### REQUIRED WORK
Pull every line that holds the word "splits" from the entries.

Start of SOURCE MATERIAL

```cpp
#define UM_KNOBS(X)                                                                         \
                                \
                \
  X(small, 1)                                                                               \
                \
                 \
                \
                  \
                           \
  X(small_tiles, 1024)                                                                      \
  X(split_below, 600)                                                                       \
  X(split_target, 1024)                                                                     \
  X(split_minsteps, 4)                                                                      \
                       \
                \
                     \
                  \
                   \
  X(glds_split_below, 256)                                                                  \
  X(glds_split_target, 512)                                                                 \
              \
  X(halo, 1)                                                                                \
  X(halo_min_tiles, 256)                                                                    \
                  \
                     \
  X(halo_max_nc, 192)                                                                       \
                       \
  X(odd_bn, 1)                                                                              \
              \
  X(bk64, 3)                                                                                \
                  \
                   \
                \
                    \
  X(glds, 5)                                                                                \
               \
                      \
                 \
                   \
  X(glds_deep, 3)                                                                           \
  X(glds_deep_blocks, 256)                                                                  \
                 \
                          \
  X(xcd_col, 0)                                                                             \
                 \
               \
             \
  X(tappack, 1)                                                                             \
                     \
  X(cls4, 1)                                                                                \
                  \
                 \
                    \
                \
              \
  X(cls_glds, 3)                                                                            \
                                            \
                   \
                 \
  X(pad_dgrad, 1)                                                                           \
                  \
                 \
                     \
                   \
                                                      \
  X(fold_split_nc, 64)                                                                      \
                                                   \
                             \
  X(halo_pf2, 0)                                                                            \
                    \
                 \
                    \
  X(halo_persist, 1)                                                                        \
  X(halo_grid, 0)                                                                           \
                  \
                   \
  X(halo_res_kb, 48)                                                                        \
                    \
  X(halo_staged, 1)                                                                         \
                    \
                      \
                                                         \
  X(border_valu, 1)                                                                         \
                       \
                        \
  X(s1x1, 1)                                                                                \
                   \
  X(s1x1_small, 1)                                                                          \
               \
                  \
  X(cat_fused, 0)                                                                           \
                   \
  X(merge_ns, 1)                                                                            \
              \
                                    \
  X(colred_single, 131072)                                                                  \
  X(colred_per, 16384)                                                                      \
               \
                                                          \
  X(wtr_tbk, 32)                                                                            \
                            \
  X(w1x1, 1)                                                                                \
               \
  X(border_split, 1)                                                                        \
                   \
  X(up2_valu, 1)                                                                            \
                   \
                                         \
  X(wsplit_blocks, 0)                                                                       \
                     \
  X(wred_t, 1)                                                                              \
                            \
  X(bn_bwd_rows_max, 1024)                                                                  \
                     \
  X(bn_slice, 1)                                                                            \
              \
                                          \
  X(dh_fwd, 0)                                                                              \
  X(dh_fwd128, 1)                                                                           \
               \
  X(dh_dgrad, 1)

namespace umamd {

struct Knobs {
#define UM_KNOB_FIELD(name, dflt) int name;
  UM_KNOBS(UM_KNOB_FIELD)
#undef UM_KNOB_FIELD
  Knobs();
};

Knobs& knobs();

}
```

### uncertainty-model_amd/csrc/wgrad_tr.hip

```cpp
#include <algorithm>
#include <cstdlib>

#include <atomic>

#include "common.h"
#include "wgrad_tr.h"
#include "knobs.h"

namespace {

typedef __attribute__((ext_vector_type(4))) __bf16 bf16x4_t;

constexpr int TBN = 128;

struct TrArgs {
  const bf16_t* x;
  const bf16_t* dy;
  float* slabs;
  int N, H, W, C, ldx, K, R, stride, pad, reflect, P, Q, ldy;
  int M, RRC, m_per_split;
  int row_step;
};

__device__ __forceinline__ int bit(int v, int b) { return (v >> b) & 1; }
template <int NCH>
__device__ __forceinline__ int swz(int row) {
  if (NCH == 8) return bit(row, 0) | (bit(row, 1) << 1) | (bit(row, 3) << 2);
  if (NCH == 4) return bit(row, 1) | (bit(row, 3) << 1);
  return 0;
}
template <int NCH>
__device__ __forceinline__ int img_off(int row, int c8) {
  return row * NCH * 16 + (((c8 >> 1) ^ swz<NCH>(row)) << 4) + ((c8 & 1) << 3);
}

__device__ __forceinline__ bf16x4_t tr_read(const bf16_t* p) {
  return __builtin_amdgcn_ds_read_tr16_b64_v4bf16(
      (__attribute__((address_space(3))) bf16x4_t*)(p));
}

struct Pix {
  int n, p, q;
  bool ok;
};
__device__ __forceinline__ Pix pix_at(long m, int P, int Q, long mend) {
  Pix x;
  x.ok = m < mend;
  const long mm = x.ok ? m : 0;
  const long pq = (long)P * Q;
  x.n = (int)(mm / pq);
  const int r = (int)(mm - x.n * pq);
  x.p = r / Q;
  x.q = r - x.p * Q;
  return x;
}
template <int BM, int TBK>
__global__ void __launch_bounds__(256) wgrad_tr_kernel(TrArgs a) {
  constexpr int NCA = BM / 16, NCB = TBN / 16;
  constexpr int TM = BM / 32, TN = 4;
  constexpr int A_PER = TBK * BM / 8 / 256;
  constexpr int B_PER = TBK * TBN / 8 / 256;
  constexpr int KS = TBK / 32;
  static_assert(A_PER >= 1 && B_PER >= 2 && TBK % 32 == 0, "tiles");
  __shared__ __attribute__((aligned(16))) bf16_t sA[2][TBK * BM];
  __shared__ __attribute__((aligned(16))) bf16_t sB[2][TBK * TBN];

  const int tid = threadIdx.x, lane = tid & 63, wave = tid >> 6;
  const int wm = wave >> 1, wn = wave & 1;
  const int g = lane >> 4, q4 = (lane >> 2) & 3, p4 = lane & 3;
  const int bk = blockIdx.x * BM;
  const int bj = blockIdx.y * TBN;
  const long m_begin = (long)blockIdx.z * a.m_per_split;
  const long m_end = min((long)a.M, m_begin + a.m_per_split);

  const int mlen = (int)(m_end - m_begin);
  int mrel = 0;
  const bf16_t* adp[A_PER];
  int aso[A_PER], alim[A_PER];
  const long astep = (long)TBK * a.ldy;
#pragma unroll
  for (int u = 0; u < A_PER; ++u) {
    const int id = tid + u * 256;
    const int row = id / (BM / 8), c8 = id % (BM / 8);
    aso[u] = img_off<NCA>(row, c8);
    alim[u] = bk + c8 * 8 < a.K ? mlen - row : 0;
    adp[u] = a.dy + (m_begin + row) * a.ldy + bk + c8 * 8;
  }
  const bf16_t* bimg[B_PER];
  int bso[B_PER], blim[B_PER], bp[B_PER], bq[B_PER], by0[B_PER], bx0[B_PER], byo[B_PER],
      bxo[B_PER];
  const long img_stride = (long)a.H * a.W * a.ldx;
  const int row_pitch = a.W * a.ldx;
  auto yoff = [&](int p, int y0) {
    int yy = p * a.stride + y0;
    if (a.reflect) yy = reflect_idx(yy, a.H);
    return (yy < 0 || yy >= a.H) ? -1 : yy * row_pitch;
  };
  auto xoff = [&](int q, int x0) {
    int xx = q * a.stride + x0;
    if (a.reflect) xx = reflect_idx(xx, a.W);
    return (xx < 0 || xx >= a.W) ? -1 : xx * a.ldx;
  };
#pragma unroll
  for (int u = 0; u < B_PER; ++u) {
    const int id = tid + u * 256;
    const int row = id / (TBN / 8), c8 = id % (TBN / 8);
    bso[u] = img_off<NCB>(row, c8);
    const int j = bj + c8 * 8;
    const bool ok = j < a.RRC;
    blim[u] = ok ? mlen - row : 0;
    const int jj = ok ? j : 0;
    const int tap = jj / a.C;
    const int ry = tap / a.R;
    by0[u] = ry - a.pad;
    bx0[u] = tap - ry * a.R - a.pad;
    const Pix px = pix_at(m_begin + row, a.P, a.Q, m_end);
    bp[u] = px.p;
    bq[u] = px.q;
    bimg[u] = a.x + px.n * img_stride + (jj - tap * a.C);
    byo[u] = yoff(bp[u], by0[u]);
    bxo[u] = xoff(bq[u], bx0[u]);
  }

  uint4 ra[A_PER], rb[B_PER];
  auto load = [&]() {
#pragma unroll
    for (int u = 0; u < A_PER; ++u) {
      ra[u] = make_uint4(0, 0, 0, 0);
      if (mrel < alim[u]) ra[u] = *reinterpret_cast<const uint4*>(adp[u]);
    }
#pragma unroll
    for (int u = 0; u < B_PER; ++u) {
      rb[u] = make_uint4(0, 0, 0, 0);
      if (mrel < blim[u] && (byo[u] | bxo[u]) >= 0)
        rb[u] = *reinterpret_cast<const uint4*>(bimg[u] + (byo[u] + bxo[u]));
    }
  };
  auto store = [&](int buf) {
#pragma unroll
    for (int u = 0; u < A_PER; ++u) *reinterpret_cast<uint4*>(&sA[buf][aso[u]]) = ra[u];
#pragma unroll
    for (int u = 0; u < B_PER; ++u) *reinterpret_cast<uint4*>(&sB[buf][bso[u]]) = rb[u];
  };
  auto advance = [&]() {
    mrel += TBK;
#pragma unroll
    for (int u = 0; u < A_PER; ++u) adp[u] += astep;
    const bool rows = a.row_step > 0;
#pragma unroll
    for (int u = 0; u < B_PER; ++u) {
      int p = bp[u], q = bq[u];
      const bf16_t* img = bimg[u];
      if (rows) {
        p += a.row_step;
        if (p >= a.P) {
          p -= a.P;
          img += img_stride;
        }
      } else {
        q += TBK;
        while (q >= a.Q) {
          q -= a.Q;
          if (++p == a.P) {
            p = 0;
            img += img_stride;
          }
        }
      }
      bp[u] = p;
      bq[u] = q;
      bimg[u] = img;
      byo[u] = yoff(p, by0[u]);
      if (!rows) bxo[u] = xoff(q, bx0[u]);
    }
  };

  int oa[TM][2], ob[TN][2];
#pragma unroll
  for (int h = 0; h < 2; ++h) {
    const int row = 8 * g + q4 + 4 * h;
#pragma unroll
    for (int i = 0; i < TM; ++i) {
      const int ct = (wm * (BM / 2) + i * 16) / 16;
      oa[i][h] = row * NCA * 16 + ((ct ^ swz<NCA>(row)) << 4) + 4 * p4;
    }
#pragma unroll
    for (int j = 0; j < TN; ++j) {
      const int ct = (wn * 64 + j * 16) / 16;
      ob[j][h] = row * NCB * 16 + ((ct ^ swz<NCB>(row)) << 4) + 4 * p4;
    }
  }

  f32x4_t acc[TM][TN];
#pragma unroll
  for (int i = 0; i < TM; ++i)
#pragma unroll
    for (int j = 0; j < TN; ++j) acc[i][j] = f32x4_t{0.f, 0.f, 0.f, 0.f};

  if (m_begin < m_end) {
    load();
    store(0);
    advance();
  }
  __syncthreads();
  int cur = 0;
  for (long m0 = m_begin; m0 < m_end; m0 += TBK) {
    const bool more = m0 + TBK < m_end;
    if (more) load();
#pragma unroll
    for (int ks = 0; ks < KS; ++ks) {
      const int da = ks * 32 * NCA * 16, db = ks * 32 * NCB * 16;
      bf16x8_t fa[TM], fb[TN];
#pragma unroll
      for (int i = 0; i < TM; ++i) {
        const bf16x4_t lo = tr_read(&sA[cur][oa[i][0] + da]);
        const bf16x4_t hi = tr_read(&sA[cur][oa[i][1] + da]);
        fa[i] = bf16x8_t{lo[0], lo[1], lo[2], lo[3], hi[0], hi[1], hi[2], hi[3]};
      }
#pragma unroll
      for (int j = 0; j < TN; ++j) {
        const bf16x4_t lo = tr_read(&sB[cur][ob[j][0] + db]);
        const bf16x4_t hi = tr_read(&sB[cur][ob[j][1] + db]);
        fb[j] = bf16x8_t{lo[0], lo[1], lo[2], lo[3], hi[0], hi[1], hi[2], hi[3]};
      }
#pragma unroll
      for (int i = 0; i < TM; ++i)
#pragma unroll
        for (int j = 0; j < TN; ++j)
          acc[i][j] = __builtin_amdgcn_mfma_f32_16x16x32_bf16(fa[i], fb[j], acc[i][j], 0, 0, 0);
    }
    if (more) {
      store(cur ^ 1);
      advance();
    }
    __syncthreads();
    cur ^= 1;
  }

  float* out = a.slabs + (long)blockIdx.z * a.K * a.RRC;
  const int col = lane & 15, row4 = (lane >> 4) * 4;
#pragma unroll
  for (int i = 0; i < TM; ++i)
#pragma unroll
    for (int j = 0; j < TN; ++j)
#pragma unroll
      for (int e = 0; e < 4; ++e) {
        const int k = bk + wm * (BM / 2) + i * 16 + row4 + e;
        const int jj = bj + wn * 64 + j * 16 + col;
        if (k < a.K && jj < a.RRC) out[(long)k * a.RRC + jj] = acc[i][j][e];
      }
}

}

namespace umamd {

int wgrad_tr_bm(int K) { return K <= 64 ? 64 : 128; }

int wgrad_tr_tbk() {
  const int t = knobs().wtr_tbk;
  return (t == 64 || t == 128) ? t : 32;
}

int wgrad_tr_blocks_per_cu(int K) {
  const int bm = wgrad_tr_bm(K), tbk = wgrad_tr_tbk();
  static std::atomic<int> cache[2][3] = {{{0}, {0}, {0}}, {{0}, {0}, {0}}};
  std::atomic<int>& slot = cache[bm == 128][tbk == 32 ? 0 : (tbk == 64 ? 1 : 2)];
  if (const int c = slot.load(std::memory_order_relaxed)) return c;
  const void* f = nullptr;
#define UM_WTRF(BM_, TBK_) \
  if (bm == BM_ && tbk == TBK_) f = reinterpret_cast<const void*>(&wgrad_tr_kernel<BM_, TBK_>);
  UM_WTRF(64, 32) UM_WTRF(64, 64) UM_WTRF(64, 128)
  UM_WTRF(128, 32) UM_WTRF(128, 64) UM_WTRF(128, 128)
#undef UM_WTRF
  int n = 0;
  if (f == nullptr || hipOccupancyMaxActiveBlocksPerMultiprocessor(&n, f, 256, 0) != hipSuccess) {
    (void)hipGetLastError();
    n = 1;
  }
  n = std::max(1, n);
  slot.store(n, std::memory_order_relaxed);
  return n;
}

int wgrad_tr_run(const void* x, int N, int H, int W, int C, int ldx, int K, int R, int stride,
                 int pad, int reflect, int P, int Q, const void* dy, int ldy, float* slabs,
                 int splits, hipStream_t st) {
  TrArgs a{};
  a.x = reinterpret_cast<const bf16_t*>(x);
  a.dy = reinterpret_cast<const bf16_t*>(dy);
  a.slabs = slabs;
  a.N = N; a.H = H; a.W = W; a.C = C; a.ldx = ldx; a.K = K; a.R = R; a.stride = stride;
  a.pad = pad; a.reflect = reflect; a.P = P; a.Q = Q; a.ldy = ldy;
  a.M = N * P * Q;
  a.RRC = R * R * C;
  if ((long)H * W * ldx > 0x7fffffffl) {
    umamd::set_error("wgrad_tr: an image of %d x %d x %d elements exceeds 32-bit offsets", H, W, ldx);
    return UM_ERR_ARG;
  }
  const int tbk = wgrad_tr_tbk();
  a.m_per_split = ceil_div(ceil_div(a.M, splits), tbk) * tbk;
  a.row_step = (tbk % Q == 0 && tbk / Q <= P) ? tbk / Q : 0;
  const int bm = wgrad_tr_bm(K);
  dim3 grid(ceil_div(K, bm), ceil_div(a.RRC, TBN), splits);
#define UM_WTR(BM_, TBK_)                                                                 \
  if (bm == BM_ && tbk == TBK_) {                                                         \
    hipLaunchKernelGGL((wgrad_tr_kernel<BM_, TBK_>), grid, dim3(256), 0, st, a);          \
    UM_LAUNCH_CHECK();                                                                    \
    return UM_OK;                                                                         \
  }
  UM_WTR(64, 32) UM_WTR(64, 64) UM_WTR(64, 128)
  UM_WTR(128, 32) UM_WTR(128, 64) UM_WTR(128, 128)
#undef UM_WTR
  umamd::set_error("wgrad_tr: no kernel for bm %d tbk %d", bm, tbk);
  return UM_ERR_ARG;
}

}
```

End of SOURCE MATERIAL

### ANSWER TO THE EXERCISE
                 int splits, hipStream_t st) {
  a.m_per_split = ceil_div(ceil_div(a.M, splits), tbk) * tbk;
  dim3 grid(ceil_div(K, bm), ceil_div(a.RRC, TBN), splits);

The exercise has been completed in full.